A new state law discouraging lawsuits that "diminish citizen participation in government" is grounds to reverse a libel verdict against the Kane County Chronicle, attorneys representing the paper argue.

The Citizen Participation Act discourages "abuse of defamation laws by the powerful," which applies to the suit brought against the paper and ex-columnist Bill Page by Illinois Supreme Court Justice Robert Thomas, according to a motion for dismissal filed Tuesday.

"Simply put, the Illinois legislature has spoken: (Page's) actions are absolutely privileged and (Thomas') claims cannot proceed," states the motion filed by Washington D.C.-based attorneys Bruce Sanford, Lee Ellis Jr. and Bruce Brown on behalf of Page and Shaw Suburban Media Group, the Chronicle's parent company.

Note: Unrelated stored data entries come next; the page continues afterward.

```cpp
PVAMD_DEV bool voxel_key_f64(const pvamd_grid_t& g, const double p[3], long long key[3]) {
    bool valid = true;
#pragma unroll
    for (int d = 0; d < 3; ++d) {
        const double kq = round_by_rule<double>(g.rule, (p[d] - g.dmin[d]) / g.dres[d]);
        key[d] = (long long)kq;
        if (__builtin_expect(g.rule & PVAMD_RULE_VALID_ON_INDEX, 0)) valid &= (kq >= 0.0) && (kq <= (double)(g.shape[d] - 1));
        else valid &= (g.dmin[d] <= p[d]) && (p[d] <= g.dmax[d]);
    }
    return valid;
}

PVAMD_DEV int clamped_flat(const pvamd_grid_t& g, const long long key[3]) {
    const int kx = min(max((int)key[0], 0), g.shape[0] - 1);
    const int ky = min(max((int)key[1], 0), g.shape[1] - 1);
    const int kz = min(max((int)key[2], 0), g.shape[2] - 1);
    return (kx * g.shape[1] + ky) * g.shape[2] + kz;
}

PVAMD_DEV float affine_row(float m0, float m1, float m2, float m3, float px, float py, float pz) {
    return add_rn(fmaf(m2, pz, fmaf(m1, py, mul_rn(m0, px))), m3);
}

template <typename T> struct LeafOps;

template <> struct LeafOps<float> {
    static PVAMD_DEV void xform(const float* M, const float p[3], float x[3]) {
        x[0] = affine_row(M[0], M[1], M[2], M[3], p[0], p[1], p[2]);
        x[1] = affine_row(M[4], M[5], M[6], M[7], p[0], p[1], p[2]);
        x[2] = affine_row(M[8], M[9], M[10], M[11], p[0], p[1], p[2]);
    }
    static PVAMD_DEV bool inside(const pvamd_grid_t& g, const float x[3]) { return in_range(g, x[0], x[1], x[2]); }
    static PVAMD_DEV void record_grad(const pvamd_grid_t& g, const float x[3], float gr[3]) {
        int flat;
        if (g.index_f64) voxel_flat<true>(g, x[0], x[1], x[2], flat);
        else voxel_flat<false>(g, x[0], x[1], x[2], flat);
        const float4 r = load_record(g.vox, flat);
        gr[0] = r.y; gr[1] = r.z; gr[2] = r.w;
    }
    static PVAMD_DEV float box(const pvamd_grid_t& g, const float x[3], float t[3]) {
        return bounding_box_vector(g, x[0], x[1], x[2], t);
    }
    static PVAMD_DEV float div(float a, float b) { return div_rn(a, b); }
};

template <> struct LeafOps<double> {
    static PVAMD_DEV void xform(const double* M, const double p[3], double x[3]) {
#pragma unroll
        for (int r = 0; r < 3; ++r)
            x[r] = __builtin_fma(M[4 * r + 2], p[2], __builtin_fma(M[4 * r + 1], p[1], M[4 * r] * p[0])) + M[4 * r + 3];
    }
    static PVAMD_DEV bool inside(const pvamd_grid_t& g, const double x[3]) {
        long long key[3];
        return voxel_key_f64(g, x, key);
    }
    static PVAMD_DEV void record_grad(const pvamd_grid_t& g, const double x[3], double gr[3]) {
        long long key[3];
        voxel_key_f64(g, x, key);
        const float4 r = load_record(g.vox, clamped_flat(g, key));
        gr[0] = (double)r.y; gr[1] = (double)r.z; gr[2] = (double)r.w;
    }
    static PVAMD_DEV double box(const pvamd_grid_t& g, const double x[3], double t[3]) {
#pragma unroll
        for (int d = 0; d < 3; ++d) {
            double lo = g.dbb_min[d] - x[d];
            const bool lo_active = lo > 0.0;
            lo = lo_active ? lo : 0.0;
            double hi = x[d] - g.dbb_max[d];
            hi = (hi > 0.0) ? hi : 0.0;
            const double s = lo + hi;
            t[d] = lo_active ? -s : s;
        }
        return __builtin_sqrt(__builtin_fma(t[2], t[2], __builtin_fma(t[1], t[1], t[0] * t[0])));
    }
    static PVAMD_DEV double div(double a, double b) { return a / b; }
};

}
```

Baseline: 203.0 billion.

## Batch voxel record gathers in direct kernel and compute bbox fallback branch-free

The direct cached-query kernel now computes validity and flat indices for all PPL points per lane first, with a wave-uniform slow path for uncertain indices. It then issues all record loads back to back, computes the bounding-box fallback unconditionally, and selects results per point. This is meant to expose memory-level parallelism across the gathered loads instead of serialising lookup, load and store per point, at the cost of extra ALU work and registers for the unconditional bbox math. The early return for out-of-range tiles is removed, and the wave-tile size threshold is lowered slightly.

```diff
diff --git a/pytorch_volumetric_amd/csrc/cached.hip b/pytorch_volumetric_amd/csrc/cached.hip
--- a/pytorch_volumetric_amd/csrc/cached.hip
+++ b/pytorch_volumetric_amd/csrc/cached.hip
@@ -90,10 +90,10 @@
 __global__ __launch_bounds__(WAVES * 64) void cached_query_direct(const pvamd_grid_t g, const float* __restrict__ pts, int64_t P,
                                                                   float* __restrict__ val, float* __restrict__ grad,
                                                                   uint8_t* __restrict__ oob) {
+    static_assert(PPL >= 1 && PPL <= 4, "the gathered records live in four named variables");
     constexpr int kTile = 64 * PPL;
     const int lane = threadIdx.x & 63, wave = threadIdx.x >> 6;
     const int64_t tile = (int64_t)blockIdx.x * WAVES + wave;
-    if (tile * kTile >= P) return;
     const int64_t o = (tile * kTile <= P - kTile ? tile * kTile : P - kTile) + lane;
     float px[PPL], py[PPL], pz[PPL];
 #pragma unroll
@@ -103,16 +103,48 @@
         py[k] = pts[3 * i + 1];
         pz[k] = pts[3 * i + 2];
     }
+    bool valid[PPL], unsure[PPL];
+    int flat[PPL];
+    bool any_unsure = false;
+#pragma unroll
+    for (int k = 0; k < PPL; ++k) {
+        valid[k] = in_range_med3(g, px[k], py[k], pz[k]);
+        unsure[k] = false;
+        flat[k] = voxel_flat_estimate(g, px[k], py[k], pz[k], unsure[k]);
+        unsure[k] &= valid[k];
+        any_unsure |= unsure[k];
+    }
+    if (__builtin_expect(wave_any(any_unsure), 0)) {
+#pragma unroll
+        for (int k = 0; k < PPL; ++k) {
+            if (unsure[k]) voxel_flat<F64>(g, px[k], py[k], pz[k], flat[k]);
+        }
+    }
+    record_f32x4 rec_a, rec_b, rec_c, rec_d;
+    if (valid[0]) rec_a = load_record_bits(g.vox, flat[0]);
+    if constexpr (PPL > 1) { if (valid[1]) rec_b = load_record_bits(g.vox, flat[1]); }
+    if constexpr (PPL > 2) { if (valid[2]) rec_c = load_record_bits(g.vox, flat[2]); }
+    if constexpr (PPL > 3) { if (valid[3]) rec_d = load_record_bits(g.vox, flat[3]); }
+    const bool bbox = g.oob_mode == PVAMD_OOB_BOUNDING_BOX;
+    float4 ob[PPL];
+#pragma unroll
+    for (int k = 0; k < PPL; ++k) {
+        ob[k] = bbox ? bounding_box_record(g, px[k], py[k], pz[k]) : make_float4(0.f, 0.f, 0.f, 0.f);
+    }
 #pragma unroll
     for (int k = 0; k < PPL; ++k) {
         const int64_t i = o + 64 * k;
-        bool valid;
-        const float4 r = cached_lookup<F64, false>(g, px[k], py[k], pz[k], valid);
-        __builtin_nontemporal_store(r.x, val + i);
-        __builtin_nontemporal_store(r.y, grad + 3 * i);
-        __builtin_nontemporal_store(r.z, grad + 3 * i + 1);
-        __builtin_nontemporal_store(r.w, grad + 3 * i + 2);
-        if constexpr (WRITE_OOB) oob[i] = valid ? 0 : 1;
+        const bool v = valid[k];
+        const record_f32x4& rec = k == 0 ? rec_a : k == 1 ? rec_b : k == 2 ? rec_c : rec_d;
+        const uint32_t r0 = v ? __float_as_uint(rec.x) : __float_as_uint(ob[k].x);
+        const uint32_t r1 = v ? __float_as_uint(rec.y) : __float_as_uint(ob[k].y);
+        const uint32_t r2 = v ? __float_as_uint(rec.z) : __float_as_uint(ob[k].z);
+        const uint32_t r3 = v ? __float_as_uint(rec.w) : __float_as_uint(ob[k].w);
+        __builtin_nontemporal_store(__uint_as_float(r0), val + i);
+        __builtin_nontemporal_store(__uint_as_float(r1), grad + 3 * i);
+        __builtin_nontemporal_store(__uint_as_float(r2), grad + 3 * i + 1);
+        __builtin_nontemporal_store(__uint_as_float(r3), grad + 3 * i + 2);
+        if constexpr (WRITE_OOB) oob[i] = v ? 0 : 1;
     }
 }
 
@@ -127,7 +159,7 @@
     if (P <= 896 * 1024) return kCqDirect2;
     if (P <= 1024 * 1024) return kCqDirect2Wide;
     if (P <= 1600 * 1024) return kCqDirect4;
-    if (P <= 2304 * 1024) return kCqWaveTile;
+    if (P <= 2048 * 1024) return kCqWaveTile;
     if (P <= kCqStreamFrom) return kCqDirect4;
     return kCqStreaming;
 }
diff --git a/pytorch_volumetric_amd/csrc/grid_lookup.h b/pytorch_volumetric_amd/csrc/grid_lookup.h
--- a/pytorch_volumetric_amd/csrc/grid_lookup.h
+++ b/pytorch_volumetric_amd/csrc/grid_lookup.h
@@ -10,8 +10,9 @@
 
 typedef float record_f32x4 __attribute__((ext_vector_type(4)));
 typedef const record_f32x4 __attribute__((address_space(1))) * global_record_ptr;
+PVAMD_DEV record_f32x4 load_record_bits(const float* vox, int flat) { return ((global_record_ptr)(uintptr_t)vox)[flat]; }
 PVAMD_DEV float4 load_record(const float* vox, int flat) {
-    const record_f32x4 r = ((global_record_ptr)(uintptr_t)vox)[flat];
+    const record_f32x4 r = load_record_bits(vox, flat);
     return make_float4(r.x, r.y, r.z, r.w);
 }
 
@@ -186,6 +187,19 @@
     float t[3];
     const float n = bounding_box_vector(g, x, y, z, t);
     return make_float4(n, div_rn(t[0], n), div_rn(t[1], n), div_rn(t[2], n));
+}
+
+PVAMD_DEV float4 bounding_box_record(const pvamd_grid_t& g, float x, float y, float z) {
+    const float ta = __builtin_amdgcn_fmed3f(sub_rn(x, g.bb_min[0]), sub_rn(x, g.bb_max[0]), 0.f);
+    const float tb = __builtin_amdgcn_fmed3f(sub_rn(y, g.bb_min[1]), sub_rn(y, g.bb_max[1]), 0.f);
+    const float tc = __builtin_amdgcn_fmed3f(sub_rn(z, g.bb_min[2]), sub_rn(z, g.bb_max[2]), 0.f);
+    const float n = sqrt_rn_sumsq(fmaf(tc, tc, fmaf(tb, tb, mul_rn(ta, ta))));
+    return make_float4(n, div_rn(ta, n), div_rn(tb, n), div_rn(tc, n));
+}
+
+PVAMD_DEV bool in_range_med3(const pvamd_grid_t& g, float x, float y, float z) {
+    return (__builtin_amdgcn_fmed3f(x, g.vlo[0], g.vhi[0]) == x) & (__builtin_amdgcn_fmed3f(y, g.vlo[1], g.vhi[1]) == y) &
+           (__builtin_amdgcn_fmed3f(z, g.vlo[2], g.vhi[2]) == z);
 }
 
 template <bool F64, bool STREAMING = false>
@@ -200,16 +214,9 @@
         }
         return make_float4(0.f, 0.f, 0.f, 0.f);
     } else {
-        valid = (__builtin_amdgcn_fmed3f(x, g.vlo[0], g.vhi[0]) == x) & (__builtin_amdgcn_fmed3f(y, g.vlo[1], g.vhi[1]) == y) &
-                (__builtin_amdgcn_fmed3f(z, g.vlo[2], g.vhi[2]) == z);
+        valid = in_range_med3(g, x, y, z);
         if (valid) return reinterpret_cast<const float4*>(g.vox)[voxel_flat_in_range_fused(g, x, y, z)];
-        if (g.oob_mode == PVAMD_OOB_BOUNDING_BOX) {
-            const float ta = __builtin_amdgcn_fmed3f(sub_rn(x, g.bb_min[0]), sub_rn(x, g.bb_max[0]), 0.f);
-            const float tb = __builtin_amdgcn_fmed3f(sub_rn(y, g.bb_min[1]), sub_rn(y, g.bb_max[1]), 0.f);
-            const float tc = __builtin_amdgcn_fmed3f(sub_rn(z, g.bb_min[2]), sub_rn(z, g.bb_max[2]), 0.f);
-            const float n = sqrt_rn_sumsq(fmaf(tc, tc, fmaf(tb, tb, mul_rn(ta, ta))));
-            return make_float4(n, div_rn(ta, n), div_rn(tb, n), div_rn(tc, n));
-        }
+        if (g.oob_mode == PVAMD_OOB_BOUNDING_BOX) return bounding_box_record(g, x, y, z);
         return make_float4(0.f, 0.f, 0.f, 0.f);
     }
 }
```

Result: faster. 211.9 billion, median of 6 (+4.4%).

The attorneys argue that the law can apply to this case even though the case was decided before the law was enacted. Thomas' attorney, Joseph Power, called the motion "totally frivolous" and argues it "never would be applied retroactively."

This is the first court action related to the new law since it was enacted last month. The law targets so-called SLAPP suits -- an acronym for Strategic Litigation Against Public Participation -- often brought against citizens by public officials and wealthy developers to silence criticism, according to the American Civil Liberties Union, which backed the new law.

Most SLAPP suits are filed by big corporations hoping to silence whistleblowers, Powers said, which makes the anti-SLAPP law not applicable to the Page-Thomas case.

The law says such suits are an "abuse of the judicial process" that "significantly chills and diminishes citizen participation in government."

A Kane County jury in November awarded Thomas $7 million -- the largest compensatory award in a defamation case in Illinois history -- after finding the paper was libelous for publishing two columns by Page in 2003 that accused the justice of trading Supreme Court votes for favors.

The paper appealed the verdict. A Cook County judge who was called in to oversee the case lowered the judgment amount to $4 million in March.

In June, the paper filed a lawsuit in federal court against seven Illinois Supreme Court justices, three Illinois appellate court justices and the Cook County judge who presided over the trial, contending the paper can not receive a fair appeal because the appellate court judges are under Thomas' control.